YLDP Graduates Blossom and Impress with a Year’s Worth of Knowledge

YLDP board members.

YLDP board members.

By Jawahar Malhotra

HOUSTON: It was as if all the hard work of piecing together a leadership incubating program over the past five years had paid off. The organizers – the Board members – looked on with a few jitters to see if this new format for showcasing their young interns coming to enlightenment of the ways that leadership abilities had worked and sure enough their charges did not disappoint.

The Youth Leadership Development Program has been charging along its mission of taking young adults graduating from high school and on the cusp of bounding off to college and inculcating in them a dose of reality of the outside world they will soon encounter. For the past five years, the YLDP has offered a combination of classes, workshops, visits to social and charitable institutions and lectures by Houston’s political and corporate power elite to give the students a sense of the world around them, with the expectation that all the dots will connect in their young minds.

YLDP students with Consul General P. Harish and his wife Nandita.

YLDP students with Consul General P. Harish and his wife Nandita.

Each year, the class size has grown, now at 40 from the original 20. And there is a greater desire to participate judging from the turnout for the interview process that took place earlier in the month for a slot in the coming year’s program. “It is always refreshing to see the young mind blossom,” remarked YLDP Chairman Nat Krishnamurthy.

The graduation ceremony this year was once again held in the India House main hall on Saturday, August 10, but it showed a marked improvement over previous years as the program moved from a recitation of experiences by each student and handing them their awards to panel discussions by five different groups of students on current topics as varied as global affairs to national social reforms.

Fittingly enough, event co-chairs Nimmi Vale and Sangeeta Pasrija welcomed the students, their families and other guests to the graduation. “Listen to your hearts and be the best leaders you can be,” said Vale. “Believe in yourself”.

Chairman Nat Krishnamurthy gave the example of three bowls of fruits – only apples; a combined and colorful one; and one with ice cream on top – as he described the process by which, as poet William Wordsworth said, the Child is the Father of Man, but that they still need to learn as they are shown the way.

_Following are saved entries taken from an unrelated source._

template <int K, int NT, bool LN, bool RES>
__global__ void __launch_bounds__(64 * l3_nw(NT), l3_nw(NT) > 8 ? 1 : (2 * l3_nw(NT) + 3) / 4) lin3_kernel(const L3Args p) {
  using CF = L3Cfg<K, NT, LN, RES>;
  constexpr int KSTEPS = CF::KSTEPS, XS = CF::XS, NBUF = CF::NBUF, ND = CF::ND, NJ = CF::NJ, NW = CF::NW, NTHR = CF::NTHR;
  extern __shared__ __attribute__((aligned(16))) char smem[];
  const int tid = threadIdx.x, lane = tid & 63, r = lane & 31, h = lane >> 5;
  const int wave = __builtin_amdgcn_readfirstlane(tid >> 6);
  float* statL = reinterpret_cast<float*>(smem + CF::STAT_OFF);
  const float* sbL = reinterpret_cast<const float*>(smem + CF::SB_OFF);

  const u32x4s_t rsx = dma_rsrc(p.X, (uint32_t)p.x_bytes), rsr = dma_rsrc(RES ? (const void*)p.R : (const void*)p.X, (uint32_t)p.r_bytes),
                 rsb = dma_rsrc(p.sb, 2 * NT * 32 * 4);
  const uint32_t lds0 = lds_base(smem);
  const int grid = gridDim.x;
  u32x4v_t wfr[ND][KSTEPS];
#pragma unroll
  for (int jd = 0; jd < ND; ++jd) {
    const int nt = (wave + NW * jd) % NT;
#pragma unroll
    for (int ks = 0; ks < KSTEPS; ++ks) {
      const char* src = reinterpret_cast<const char*>(p.Wp) + (((int64_t)nt * KSTEPS + ks) * 64 + lane) * 16;
      frag_load(wfr[jd][ks], src);
    }
  }
  {
    constexpr int NSBP = (2 * NT * 32 * 4 + 1023) / 1024;
    const int pc = wave % NSBP;
    lds_dma16(rsb, __builtin_amdgcn_readfirstlane(lds0 + (uint32_t)(CF::SB_OFF + pc * 1024)), pc * 1024 + lane * 16);
  }
  constexpr int CNT = CF::CNT;
  auto issue_round = [&](int tile0) {
#pragma unroll
    for (int b = 0; b < NBUF; ++b) {
      const int tile = tile0 + b * grid;
#pragma unroll
      for (int i = 0; i < (CF::TP + NW - 1) / NW; ++i) {
        int q = wave + NW * i;
        q = q < CF::TP ? q : q - NW;
        const int sidx = q * 64 + lane;
        const int tok = sidx / CF::XSLOTS, sl = sidx - tok * CF::XSLOTS;
        const int grow = tile * L3_TT + tok;
        const bool ok = tile < p.ntiles && tok < L3_TT && sl < CF::XD && grow < p.M;
        lds_dma16(rsx, __builtin_amdgcn_readfirstlane(lds0 + (uint32_t)(b * CF::TILEB + q * 1024)),
            ok ? grow * ((int)p.ldx * 2) + sl * 16 : p.x_bytes);
      }
      if constexpr (RES) {
#pragma unroll
        for (int i = 0; i < (CF::RP + NW - 1) / NW; ++i) {
          int q = wave + NW * i;
          q = q < CF::RP ? q : q - NW;
          const int sidx = q * 64 + lane;
          const int tok = sidx / CF::RSLOTS, sl = sidx - tok * CF::RSLOTS;
          const int grow = tile * L3_TT + tok;
          const bool ok = tile < p.ntiles && tok < L3_TT && sl * 8 < p.N && grow < p.M;
          lds_dma16(rsr, __builtin_amdgcn_readfirstlane(lds0 + (uint32_t)(CF::R_OFF + b * CF::RTILEB + q * 1024)),
              ok ? grow * ((int)p.ldr * 2) + sl * 16 : p.r_bytes);
        }
      }
    }
  };

  for (int tile0 = blockIdx.x; tile0 < p.ntiles; tile0 += grid * NBUF) {
    issue_round(tile0);
#pragma unroll 1
    for (int b = 0; b < NBUF; ++b) {
      const int tile = tile0 + b * grid;
      if (tile >= p.ntiles) break;
      switch (NBUF - 1 - b) {
        case 3: wait_vmcnt<CNT * 3>(); break;
        case 2: wait_vmcnt<CNT * 2>(); break;
        case 1: wait_vmcnt<CNT * 1>(); break;
        default: wait_vmcnt<0>(); break;
      }
#pragma unroll
      for (int jd = 0; jd < ND; ++jd)
#pragma unroll
        for (int ks = 0; ks < KSTEPS; ++ks) frag_pin(wfr[jd][ks]);
      __syncthreads();
      const char* tb = smem + b * CF::TILEB;
      const char* rb = smem + CF::R_OFF + b * CF::RTILEB;
      float* st = statL + b * L3_TT * 2;
      if constexpr (LN) {
        for (int tok = tid >> 2; tok < L3_TT; tok += NTHR / 4) {
          const int part = tid & 3;
          constexpr int NSL = (CF::XD + 3) / 4;
          float xv[NSL][8];
          float sum = 0.f;
#pragma unroll
          for (int i = 0; i < NSL; ++i) {
            const int sl = part + 4 * i;
            const Pack16 q = *reinterpret_cast<const Pack16*>(tb + tok * XS + (sl < CF::XD ? sl : 0) * 16);
            Mma<bf16>::unpack(q, xv[i]);
#pragma unroll
            for (int e = 0; e < 8; ++e) {
              const bool valid = sl < CF::XD && sl * 8 + e < K;
              xv[i][e] = valid ? xv[i][e] : 0.f;
              sum += xv[i][e];
            }
          }
          sum += __shfl_xor(sum, 1, 64);
          sum += __shfl_xor(sum, 2, 64);
          const float mean = sum * (1.0f / K);
          float sq = 0.f;
#pragma unroll
          for (int i = 0; i < NSL; ++i) {
            const int sl = part + 4 * i;
#pragma unroll
            for (int e = 0; e < 8; ++e) {
              const bool valid = sl < CF::XD && sl * 8 + e < K;
              const float d = xv[i][e] - mean;
              sq = valid ? fmaf(d, d, sq) : sq;
            }
          }
          sq += __shfl_xor(sq, 1, 64);
          sq += __shfl_xor(sq, 2, 64);
          const float rstd = rsqrtf(sq * (1.0f / K) + 1e-5f);
          if (part == 0) {
            st[tok * 2] = mean;
            st[tok * 2 + 1] = rstd;
            const int grow = tile * L3_TT + tok;
            if (grow < p.M) *reinterpret_cast<float2*>(p.stats + (int64_t)grow * 2) = make_float2(mean, rstd);
          }
        }
        __syncthreads();
      }
#pragma unroll
      for (int jd = 0; jd < ND; ++jd)
#pragma unroll 1
      for (int j = jd; j < NJ; j += ND) {
        const int item = wave + NW * j;
        if (item >= CF::ITEMS) break;
        const int nt = item % NT, tt = item / NT;
        const int tok = tt * 32 + r;
        const int grow = tile * L3_TT + tok;
        f32x16 acc;
#pragma unroll
        for (int v = 0; v < 16; ++v) acc[v] = 0.f;
        const char* brow = tb + tok * XS + h * 16;
#pragma unroll
        for (int ks = 0; ks < KSTEPS; ++ks) {
          Pack16 bq = *reinterpret_cast<const Pack16*>(brow + ks * 32);
          if (K % 16 != 0 && ks == KSTEPS - 1) {
            constexpr int c0 = K % 16 < 8 ? K % 16 : 8, c1 = K % 16 > 8 ? K % 16 - 8 : 0;
#pragma unroll
            for (int d = 0; d < 4; ++d) bq.w[d] = (2 * d < (h ? c1 : c0)) ? bq.w[d] : 0u;
          }
          acc = __builtin_amdgcn_mfma_f32_32x32x16_bf16(__builtin_bit_cast(bf16x8_t, wfr[jd][ks]), __builtin_bit_cast(bf16x8_t, bq), acc, 0, 0, 0);
        }
        float mean = 0.f, rstd = 1.f;
        if constexpr (LN) {
          const float2 mr = *reinterpret_cast<const float2*>(st + tok * 2);
          mean = mr.x; rstd = mr.y;
        }
        const float nrm = -rstd * mean;
#pragma unroll
        for (int g4 = 0; g4 < 4; ++g4) {
          const int n0 = nt * 32 + 8 * g4 + 4 * h;
          const float4 S4 = *reinterpret_cast<const float4*>(sbL + n0);
          const float4 B4 = *reinterpret_cast<const float4*>(sbL + NT * 32 + n0);
          if constexpr (LN) {
            acc[4 * g4] = fmaf(rstd, acc[4 * g4], fmaf(nrm, S4.x, B4.x));
            acc[4 * g4 + 1] = fmaf(rstd, acc[4 * g4 + 1], fmaf(nrm, S4.y, B4.y));
            acc[4 * g4 + 2] = fmaf(rstd, acc[4 * g4 + 2], fmaf(nrm, S4.z, B4.z));
            acc[4 * g4 + 3] = fmaf(rstd, acc[4 * g4 + 3], fmaf(nrm, S4.w, B4.w));
          } else {
            acc[4 * g4] += B4.x; acc[4 * g4 + 1] += B4.y; acc[4 * g4 + 2] += B4.z; acc[4 * g4 + 3] += B4.w;
          }
          if constexpr (RES) {
            const u32x2_a4 rr = *reinterpret_cast<const u32x2_a4*>(rb + tok * CF::RS + n0 * 2);
            acc[4 * g4] += bf16lo(rr.x); acc[4 * g4 + 1] += bf16hi(rr.x);
            acc[4 * g4 + 2] += bf16lo(rr.y); acc[4 * g4 + 3] += bf16hi(rr.y);
          }
        }
        if (grow < p.M) {
#pragma unroll
          for (int gp = 0; gp < 2; ++gp) {
            float c8[8];
#pragma unroll
            for (int e = 0; e < 4; ++e) {
              const auto sw = __builtin_amdgcn_permlane32_swap(__float_as_uint(acc[8 * gp + e]), __float_as_uint(acc[8 * gp + 4 + e]),
                                                               false, false);
              c8[e] = __uint_as_float(sw[0]);
              c8[4 + e] = __uint_as_float(sw[1]);
            }
            const int cb = nt * 32 + 8 * (2 * gp + h);
            const int nv = p.N - cb;
            if (nv <= 0) continue;
            bf16* yp = p.Y + (grow * (int)p.ldy + cb);
            if (nv >= 8) {
              u32x4_a4 u;
              u.x = pack_bf16x2(c8[0], c8[1]); u.y = pack_bf16x2(c8[2], c8[3]);
              u.z = pack_bf16x2(c8[4], c8[5]); u.w = pack_bf16x2(c8[6], c8[7]);
              *reinterpret_cast<u32x4_a4*>(yp) = u;
            } else {
#pragma unroll
              for (int d = 0; d < 3; ++d)
                if (2 * d + 2 <= nv) *reinterpret_cast<uint32_t*>(yp + 2 * d) = pack_bf16x2(c8[2 * d], c8[2 * d + 1]);
            }
          }
        }
      }
    }
    __syncthreads();
  }
}

template <int K, int NT, bool LN, bool RES>
int launch_l3(L3Args& p, hipStream_t st, const char* what) {
  using CF = L3Cfg<K, NT, LN, RES>;
  p.ntiles = (p.M + L3_TT - 1) / L3_TT;
  int grid = (p.ntiles + CF::NBUF - 1) / CF::NBUF;
  if (grid > 256 * CF::WGCU) grid = 256 * CF::WGCU;
  auto kern = lin3_kernel<K, NT, LN, RES>;
  return rdst_launch(kern, dim3((unsigned)grid), dim3(CF::NTHR), CF::SMEM, st, what, p);
}

}

int lin3_pack_launch(const float* W, const float* gamma, const float* beta, const float* bias, void* out, int N, int K, float s,
                     hipStream_t st) {
  const int nt = (N + 31) / 32, ks = (K + 15) / 16;
  bf16* wp = reinterpret_cast<bf16*>(out);
  float* sb = reinterpret_cast<float*>(reinterpret_cast<char*>(out) + (size_t)nt * ks * 1024);
  const int nfr = nt * ks * 64, nb1 = (nfr + 255) / 256, nb2 = (nt * 32 + 3) / 4;
  hipLaunchKernelGGL(lin3_pack_kernel, dim3((unsigned)(nb1 + nb2)), dim3(256), 0, st, W, gamma, beta, bias, wp, sb, N, K, ks, nt, s);
  return rdst_launch_status("lin3_pack");
}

He described YLDP’s mentoring program, which includes visiting the Habitat for Humanity, the Lighthouse for the Blind and Richmond State School to name a few, and the dedicated Board. “After you are on your way of Life, remember us,” he ended, “and tell us what you think of this experience.”

YLDP President for the past five years Sushma Bhan quoted from a Harvard Business School Review article which asked why anyone should be led by you? She then enumerated several suggested steps including needing a strategy, vision and execution; being authentic, relating to people, timing and daring to be different. “And you women don’t have to be like the men,” she added, quoting Martin Luther King Jr. “’The ultimate measure of a man …. is where he stands in times of controversy.”

Bhan acknowledged Ashok Rao and Krishnamurthy for their $1,000 donations to the program and she deeply appreciated the support that Shell Oil has given – $10,000 over the last five years – towards the YLDP. The lunch for the event was catered by Annam restaurant on Highway 6.

The panel discussions were lively and engaging, and showed the way that the young minds saw the world around them, albeit one colored through the US experiences they live daily, a point alluded to later by the Indian Consul General Parvathaneni Harish when he gave his keynote speech.

The topics varied from Gay Rights and the recent striking down of the Defense of Marriage Act; the Arab Spring and its aftermath; Whistleblowers and the Edward Snowden case; Gun Control and Social Media and showed the intellectual range that the students had to explore in order to formulate and articulate their opinions. Not surprisingly, very few of them offered a conservative approach to these issues, offering a refreshingly open-minded discussion instead.

US Congressman Al Green who came in just in time to hear the Whistleblower discussion said he was “blown away” by the depth of the student’s research and dialogue. He went on to speak about the future that these young minds would have to deal with and offered his best wishes for fulfilling careers.

Consul General Harish encapsulated the experiences that the young adults could look forward to by stating that “humans have identities integrally linked to the evolution of human consciousness” and “we have to grapple with the various identities we have.” He enumerated the various identities the students had: US citizens, Indian origin, Houstonians, religious and linguistic affiliations and pointed out that they would downplay some and not others. He asked that the students bear in mind their Indian origins and stay connected and inquisitive with it but learning more about the culture, politics and lifestyles in India and stressed the importance of being multi-lingual.

“Ninety percent of Indians came to the US as students, with qualifications as engineers, doctors and so on,” Harish continued. “Their dreams were Indian dreams for their future.” He asked that the students make an effort to understand where these dreams were shaped by visiting India and discussing it in detail, just like in the panel discussions. Harish helped to hand out some of the graduating certificates and awards.